Entanglement per una futura Internet quantistica, c’è chi ci crede

In un articolo apparso su Horizon c’è un’interessante intervista al professor Ronald Hanson dell’Università Tecnica di Delft, Paesi Bassi, in cui il ricercatore fa alcune riflessioni sulla consistenza delle previsioni riguardo ad una futura eventuale Internet quantistica.
Lo scienziato ritiene che l’Internet quantistica potrà essere realizzata in futuro ma andrà ad affiancare l’attuale Internet in quanto quella basata su una struttura quantistica si rivelerà molto più costosa e complessa da realizzare e quindi forse non conveniente da usare per le azioni più quotidiane sulla Rete.

La parte dell’intervista più interessante, però, è quella riguardante il fenomeno dell’entanglement quantistico e di una sua eventuale applicazione per quanto riguarda la comunicazione e quindi riguardo una Internet quantistica del futuro.
Hanson, nonostante ad oggi ancora non si sia neanche ben compreso il fenomeno, sembra essere fortemente ottimista riguardo una tale ipotesi.

Già nel 2014 lo scienziato aveva annunciato di aver collegato, proprio tramite questo strano effetto quantistico, due particelle a tre metri di distanza e di aver teletrasportato informazioni dall’una all’altra.
Questa sorta di teletrasporto quantistico è l’idea alla base secondo cui un’informazione che si trova in una particella scompare letteralmente da quest’ultima per apparire in un’altra, posta a qualsiasi distanza (3 metri o anche 3 miliardi di km).

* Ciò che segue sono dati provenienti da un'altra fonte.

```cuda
template <int THREADS, int CTAS>
__global__ void __launch_bounds__(THREADS, CTAS)
k_gn_loop(const __grid_constant__ GnArgs A) {
  constexpr int WARPS = THREADS / 32;
  extern __shared__ __align__(16) double s_dyn[];
  double* s_stage_all = s_dyn;
  double(*s_red)[64] = reinterpret_cast<double(*)[64]>(s_dyn);
  double(*s_peer)[kAcc] = reinterpret_cast<double(*)[kAcc]>(s_dyn + WARPS * 64);
  static_assert(WARPS * 64 + kMaxPeers * kAcc <= WARPS * kStageTile, "scratch must fit in the staging tiles");
  __shared__ double s_tot[kAcc];
  __shared__ double s_b[6];
  __shared__ double s_X[12], s_Xp[12];
  __shared__ int s_qn, s_rn;
  __shared__ int s_count[WARPS];
  GnState* st = A.st;
  const unsigned L = unsigned(A.L);
  const unsigned total = unsigned(A.model.K) * L;
  const bool multi = A.peers.world > 1;
  const unsigned lane = threadIdx.x & 31;
  const unsigned warp = threadIdx.x >> 5;
  double* stage = s_stage_all + warp * kStageTile;
  constexpr unsigned kPieces = kGnPieces;
  unsigned p_lo[kPieces], p_n[kPieces];
  unsigned n_b = 0;
#pragma unroll
  for (unsigned p = 0; p < kPieces; ++p) {
    gn_stretch(L, gridDim.x, blockIdx.x, p, p_lo[p], p_n[p]);
    n_b += p_n[p];
  }
  const unsigned t_total = unsigned(A.model.K) * n_b;
  (void) total;
  auto item_of = [&](unsigned t0, unsigned& k, unsigned& q) {
    k = t0 / n_b;
    q = t0 - k * n_b + lane;
    while (q >= n_b) {
      q -= n_b;
      ++k;
    }
    const unsigned j = q;
    q = p_lo[kPieces - 1] + (j - (n_b - p_n[kPieces - 1]));
    unsigned acc = 0;
#pragma unroll
    for (unsigned p = 0; p + 1 < kPieces; ++p) {
      if (j >= acc && j < acc + p_n[p]) q = p_lo[p] + (j - acc);
      acc += p_n[p];
    }
  };
  unsigned* s_map = A.map_in_smem ? reinterpret_cast<unsigned*>(s_dyn + WARPS * kStageTile) : nullptr;
  if (s_map) {
    for (unsigned t0 = warp * 32; t0 < t_total; t0 += THREADS) {
      unsigned k, q;
      item_of(t0, k, q);
      s_map[t0 + lane] = (k << 26) | q;
    }
    __syncwarp();
  }

  for (int i = (blockIdx.x * THREADS + threadIdx.x) * 16; i < A.zero_bytes; i += gridDim.x * THREADS * 16)
    *reinterpret_cast<uint4*>(A.zero_next + i) = make_uint4(0, 0, 0, 0);
  if (blockIdx.x == 0 && threadIdx.x < MADICP_MAX_ITERS) {
    st->walked[A.walk_buf ^ 1][threadIdx.x] = 0;
    st->walk_recs[A.walk_buf ^ 1][threadIdx.x] = 0;
  }
  int* const memo_leaf = A.memo_leaf + size_t(blockIdx.x) * A.item_stride;
  float* const memo_margin = A.memo_margin + size_t(blockIdx.x) * A.item_stride;
  unsigned* const memo_ckpt = A.memo_ckpt + size_t(blockIdx.x) * A.item_stride;
  float* const memo_ckpt_up = A.memo_ckpt_up + size_t(blockIdx.x) * A.item_stride;
  auto item_at = [&](unsigned t0, unsigned& k, unsigned& q) {
    if (s_map) {
      const unsigned pk = s_map[t0 + lane];
      k = pk >> 26;
      q = pk & 0x3ffffffu;
    } else {
      item_of(t0, k, q);
    }
  };

  for (int it = 0; it < A.iters; ++it) {
    if (threadIdx.x < 12) {
      double x;
      if (it == 0) {
        x = A.X0[threadIdx.x];
      } else {
        const uint32_t ep = A.pose_epoch + uint32_t(it);
        uint32_t lo, hi, f0, f1;
        do {
          ll_load(&st->X_ll[threadIdx.x], lo, f0, hi, f1);
        } while (f0 != ep || f1 != ep);
        x = __hiloint2double(int(hi), int(lo));
      }
      s_Xp[threadIdx.x] = s_X[threadIdx.x];
      s_X[threadIdx.x] = x;
      if (it == 0 && blockIdx.x == 0) st->X_trace[threadIdx.x] = x;
    }
    if (threadIdx.x == 32) s_qn = 0;
    if (threadIdx.x == 33) s_rn = 0;
    __syncthreads();
    const bool last_round = (it == A.iters - 1);
    double c0 = 0.0, c1 = 0.0;
    long long t_begin = 0;
    if (A.dbg && threadIdx.x == 0) t_begin = clock64();
    const size_t dbg_plane = size_t(MADICP_MAX_ITERS) * gridDim.x, dbg_at = size_t(it) * gridDim.x + blockIdx.x;
    if (A.dbg_cta && threadIdx.x == 0) A.dbg_cta[dbg_plane + dbg_at] = global_ns();

    int n_walked = 0, n_recs = 0;
    for (unsigned t0 = warp * 32; t0 < t_total; t0 += THREADS) {
      unsigned k, q;
      item_at(t0, k, q);
      double v[kStage];
#pragma unroll
      for (int i = 0; i < kStage; ++i) v[i] = 0.0;
      const unsigned t = t0 + lane;
      if (t < t_total) {
        const Moving4 m = load_moving(A.moving + q);
        double mx, my, mz;
        iso_apply(s_X, m.px, m.py, m.pz, mx, my, mz);
        int leaf = -1;
        Rec f;
        double ww = 0.0;
        unsigned start = 0;
        float prefix = __int_as_float(0x7f800000);
        double moved = 0.0;
        if (it > 0 && A.memo_mode) {
          const float have = memo_margin[t];
          const int last = memo_leaf[t];
          unsigned ck = 0;
          float ck_up = 0.0f;
          if (A.memo_mode == 2) {
            ck = memo_ckpt[t];
            ck_up = memo_ckpt_up[t];
          }
          f = load_rec(A.model.recs + last);
          ww = __ldg(A.model.ww + last);
          double bx, by, bz;
          iso_apply(s_Xp, m.px, m.py, m.pz, bx, by, bz);
          const double dx = mx - bx, dy = my - by, dz = mz - bz;
          moved = 1.0001 * sqrt(dx * dx + dy * dy + dz * dz) + 1e-9 + 1e-12 * (fabs(mx) + fabs(my) + fabs(mz));
          const double left = double(have) - moved;
          if (left > 0.0) {
            memo_margin[t] = __double2float_rd(left);
            leaf = last;
          } else if (ck != 0) {
            const double ck_left = __dsub_rd(__dadd_rd(double(have), double(ck_up)), moved);
            if (ck_left > 0.0) {
              start = ck;
              prefix = __double2float_rd(ck_left);
            }
          }
        }
        if (leaf < 0) {
          double ww_walk;
          const float tau = ckpt_tau(it, moved, m.ball);
          float margin = prefix, ck_margin = 0.0f;
          unsigned ckpt = start;
          leaf = A.memo_mode ? descend_t<true>(A.model, int(k), mx, my, mz, ww_walk, margin, ckpt, ck_margin, tau, n_recs)
                             : descend_t<false>(A.model, int(k), mx, my, mz, ww_walk, margin, ckpt, ck_margin, tau, n_recs);
          if (A.memo_mode) {
            memo_leaf[t] = leaf;
            memo_margin[t] = margin;
          }
          if (A.memo_mode == 2) {
            memo_ckpt[t] = ckpt;
            memo_ckpt_up[t] = __fsub_rd(ck_margin, margin);
          }
          ++n_walked;
          ww = __ldg(A.model.ww + leaf);
          f = load_rec(A.model.recs + leaf);
        }
        if (linearize_one(s_X, A.P.rho_ker_sqrt, m, mx, my, mz, f, ww, v) && it >= A.clear_from) {
          if (multi) {
            for (int r = 0; r < A.peers.world; ++r) A.peer_matched[r][q] = 1;
          } else {
            A.matched[q] = 1;
          }
        }
      }
      warp_accumulate(stage, v, c0, c1);
    }
    n_walked = __reduce_add_sync(0xffffffffu, n_walked);
    n_recs = __reduce_add_sync(0xffffffffu, n_recs);
    if (lane == 0 && n_walked) {
      atomicAdd(&s_qn, n_walked);
      atomicAdd(&s_rn, n_recs);
    }
    if (A.dbg && threadIdx.x == 0 && blockIdx.x == 0) A.dbg[it * 8 + 0] = clock64() - t_begin;
    if (A.dbg_cta) {
      __syncthreads();
      if (threadIdx.x == 0) {
        A.dbg_cta[dbg_at] = clock64() - t_begin;
        A.dbg_cta[2 * dbg_plane + dbg_at] = global_ns();
      }
      if (threadIdx.x == 0 && blockIdx.x == 0) A.dbg[it * 8 + 5] = s_qn;
    }
    __syncthreads();
    if (threadIdx.x == 0 && s_qn) {
      atomicAdd(&st->walked[A.walk_buf][it], s_qn);
      atomicAdd(&st->walk_recs[A.walk_buf][it], (unsigned long long) s_rn);
    }
    const uint32_t ep_round = A.pose_epoch + uint32_t(it);
    block_reduce_publish<WARPS>(c0, c1, s_red, A.tiles + size_t(blockIdx.x) * kAcc, ep_round,
                                 it >= A.clear_from, multi);
    if (A.dbg_cta && threadIdx.x == 0) A.dbg_cta[3 * dbg_plane + dbg_at] = global_ns();
    if (blockIdx.x == 0) {
      long long t0 = 0, t1 = 0, t2 = 0;
      if (A.dbg && threadIdx.x == 0) t0 = clock64();
      fold_tiles<THREADS>(A.tiles, gridDim.x, ep_round, s_red, s_tot,
                          (A.dbg_cta && gridDim.x >= 16) ? A.dbg_cta + 4 * dbg_plane + size_t(it) * gridDim.x : nullptr);
      if (A.dbg && threadIdx.x == 0) {
        t1 = clock64();
        A.dbg[it * 8 + 1] = t1 - t_begin;
        A.dbg[it * 8 + 2] = t1 - t0;
        A.dbg[it * 8 + 6] = global_ns();
      }
      if (multi) {
        if (last_round) __threadfence_system();
        peer_allreduce<THREADS>(A.peers, A.peers.epoch_base + uint32_t(it) + 1u, s_tot, s_peer, &st->error);
        if (last_round) __threadfence_system();
      }
      if (last_round) {
        __threadfence();
        int c = 0;
        {
          const uint4* m16 = reinterpret_cast<const uint4*>(A.matched);
          for (int q = threadIdx.x; q < (A.L + 15) / 16; q += THREADS) {
            const uint4 w = __ldcv(m16 + q);
            c += __popc(w.x) + __popc(w.y) + __popc(w.z) + __popc(w.w);
          }
        }
        for (int off = 16; off > 0; off >>= 1) c += __shfl_down_sync(0xffffffffu, c, off);
        if (lane == 0) s_count[warp] = c;
      }
      if (threadIdx.x < 6) s_b[threadIdx.x] = s_tot[threadIdx.x * 8 + 6];
      __syncthreads();
      if (last_round && threadIdx.x >= 32) {
        if (threadIdx.x == 32) unpack_Hb(s_tot, st->H, st->b);
        if (threadIdx.x == 64) st->weight = inv_det6_dev(s_tot, 8);
        if (threadIdx.x == 96) {
          int c = 0;
          for (int w2 = 0; w2 < WARPS; ++w2) c += s_count[w2];
          st->n_matched = c;
        }
      }
      if (threadIdx.x == 0) {
        if (A.dbg) t2 = clock64();
        double Xn[12];
        gn_update_pose(s_tot, 8, s_b, s_X, Xn);
        if (!last_round) {
          const uint32_t ep = ep_round + 1u;
#pragma unroll
          for (int i = 0; i < 12; ++i) ll_store(&st->X_ll[i], Xn[i], ep);
        }
#pragma unroll
// ... 22 lines not shown
```
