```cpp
void launch_gbuffer(const DevScene& sc, const FrameUniforms& U, f4* position, f4* normal, f4* depth, f4* diffuse,
                    f4* weight, uint8_t* gclass, DevStats* stats, const f3* cur_pos, const f3* prev_pos,
                    hipStream_t stream) {
  int tiles = ((U.width + 7) / 8) * ((U.height + 7) / 8);
  int threads = tiles * 64;
  int blocks = (threads + TRACE_BLOCK - 1) / TRACE_BLOCK;
  const bool motion = cur_pos && prev_pos;
  auto k = U.front_need ? (motion ? k_gbuffer<true, true> : k_gbuffer<true, false>)
                        : (motion ? k_gbuffer<false, true> : k_gbuffer<false, false>);
  hipLaunchKernelGGL(k, dim3(blocks), dim3(TRACE_BLOCK), 0, stream, sc, U, position, normal, depth, diffuse, weight,
                     gclass, stats, cur_pos, prev_pos);
}

int shade_max_blocks_per_cu() { return 4 * SHADE_WAVES / (TRACE_BLOCK / 64); }
static int shade_blocks(const FrameUniforms& U, uint32_t max_active, int per_cu) {
  size_t slots = (size_t)max_active * U.spp;
  return (int)std::min<size_t>((slots + TRACE_BLOCK - 1) / TRACE_BLOCK, (size_t)256 * per_cu);
}

static bool shade_fx_frame(int spp, uint32_t max_active, uint32_t handoff, int per_cu) {
  if (handoff == 0) return false;
  if (handoff >= 2) return true;
  FrameUniforms U{};
  U.spp = spp;
  const uint64_t lanes = (uint64_t)shade_blocks(U, max_active, per_cu) * TRACE_BLOCK;
  return (uint64_t)max_active * (uint64_t)spp < (uint64_t)SHADE_FX_FRAME * lanes;
}

size_t shade_fx_slots(uint32_t max_active, int spp, uint32_t handoff, int per_cu) {
  return shade_fx_frame(spp, max_active, handoff, per_cu) ? (size_t)max_active * spp : 0;
}

static uint32_t shade_fx_below(const FrameUniforms& U, uint32_t max_active, uint32_t handoff, int per_cu) {
  return shade_fx_frame(U.spp, max_active, handoff, per_cu) ? 0xFFFFFFFFu : 0u;
}

void launch_shade_paths(const DevScene& sc, const FrameUniforms& U, const uint32_t* active, const uint32_t* ray_count,
                        uint32_t max_active, const f4* weight, const f4* history_cache, uint32_t* chunk_ctr,
                        f4* samples, unsigned long long* help, DevStats* stats, f4* aux, uint32_t* aux_seed,
                        uint32_t chunk_refr, uint32_t xcd_bands, uint32_t handoff, int per_cu, f4* item_store,
                        hipStream_t stream) {
  if (max_active == 0) return;
  const int blocks = shade_blocks(U, max_active, per_cu);
  const uint32_t cr = chunk_refr ? std::min(std::max(chunk_refr & ~((uint32_t)U.spp - 1u), (uint32_t)U.spp), (uint32_t)SHADE_CHUNK) : 0u;
  const uint32_t fxb = shade_fx_below(U, max_active, handoff, per_cu);
  hipLaunchKernelGGL(k_shade_paths, dim3(blocks), dim3(TRACE_BLOCK), 0, stream, sc,
                     U, active, ray_count, weight, history_cache, chunk_ctr, samples, stats, aux, aux_seed, cr,
                     xcd_bands, help, fxb, item_store);
}

size_t shade_item_store_f4(int per_cu) {
  FrameUniforms U{};
  U.spp = 1;
  return (size_t)shade_blocks(U, 0xFFFFFFFFu, per_cu) * TRACE_BLOCK * ITEM_STACK * 4;
}

void launch_sample_setup(const FrameUniforms& U, const uint32_t* active, const uint32_t* ray_count, uint32_t max_active,
                         const f4* weight, const f4* history_cache, const unsigned long long* hvalid, f4* aux,
                         uint32_t* aux_seed, hipStream_t stream) {
  if (max_active == 0) return;
  hipLaunchKernelGGL(k_sample_setup, dim3((unsigned)std::min<size_t>((max_active + 255) / 256, 4096)), dim3(256), 0,
                     stream, U, active, ray_count, weight, history_cache, hvalid, aux, aux_seed);
}

void launch_shade_resolve(const FrameUniforms& U, const uint32_t* active, const uint32_t* ray_count,
                          uint32_t max_active, const f4* weight, const f4* history_cache, const f4* samples,
                          unsigned long long* help, f4* history_buffer, f4* shading, uint32_t* chunk_ctr,
                          uint32_t handoff, int per_cu, f4* radiance, hipStream_t stream) {
  if (max_active == 0) return;
  int rblocks = (int)std::min<size_t>((max_active + 255) / 256, 4096);
  hipLaunchKernelGGL(k_shade_resolve, dim3(rblocks), dim3(256), 0, stream, U, active, ray_count, weight,
                     history_cache, samples, history_buffer, shading, chunk_ctr, help,
                     shade_fx_below(U, max_active, handoff, per_cu), radiance);
}

size_t shade_counter_words() { return SHADE_SHARDS * SHADE_SHARD_STRIDE; }

void launch_carry_history(const FrameUniforms& U, const uint8_t* mask, const f4* weight, const f4* history_cache,
                          f4* history_buffer, f4* shading, unsigned long long* hvalid, hipStream_t stream) {
// ... 8 lines not shown
```

Before: 5340.

## Park path-shading state in LDS and add a 4-wave shade kernel variant

Moves per-path shading temporaries (Kd, pres, child direction, front, pm, nDl, LnDl) out of registers into a per-thread LDS park area, and templates the shade kernel on waves-per-EU. A host heuristic picks 4 waves when the slot count is large relative to the lane count, otherwise 3, and block counts per CU follow that choice. A scalar-register move for the epsilon is also forced. The aim is to lower VGPR pressure so more waves fit and latency is hidden better, at the cost of extra LDS traffic and more LDS per block, which may limit occupancy.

La cosa più interessante del fenomeno è che queste informazioni non si muovono tramite un vettore fisico e non sono codificate tramite impulsi di luce, come avviene con le comunicazioni digitali tradizionali.
In sostanza, l’informazione non si muove dal mittente al ricevitore ma scompare nei pressi del mittente per ricomparire istantaneamente nei pressi del ricevitore.

Tra l’altro, dato che è ormai dato per certo che la potenza dei futuri computer quantistici possa decriptare praticamente di tutto, l’entanglement quantistico potrebbe rivelarsi il fenomeno fondamentale per far sì che un’eventuale Internet quantistica futura possa risultare sicura, in sostanza che le informazioni non possano essere in alcun modo intercettate.

Lo scienziato dichiara poi apertamente che l’obiettivo suo e della sua squadra di ricercatori è quello di poter, un giorno, inviare segnali quantistici teletrasportandoli, senza che debbano passare attraverso la fibra ottica: “scompaiono da un lato e ricompaiono dall’altro”.
Al momento un’applicazione dell’entanglement quantistico per qualsiasi campo della comunicazione risulta ancora fantascienza ma sapere che ci sono squadre di scienziati che ci lavorano realmente può rivelarsi una notizia più che positiva.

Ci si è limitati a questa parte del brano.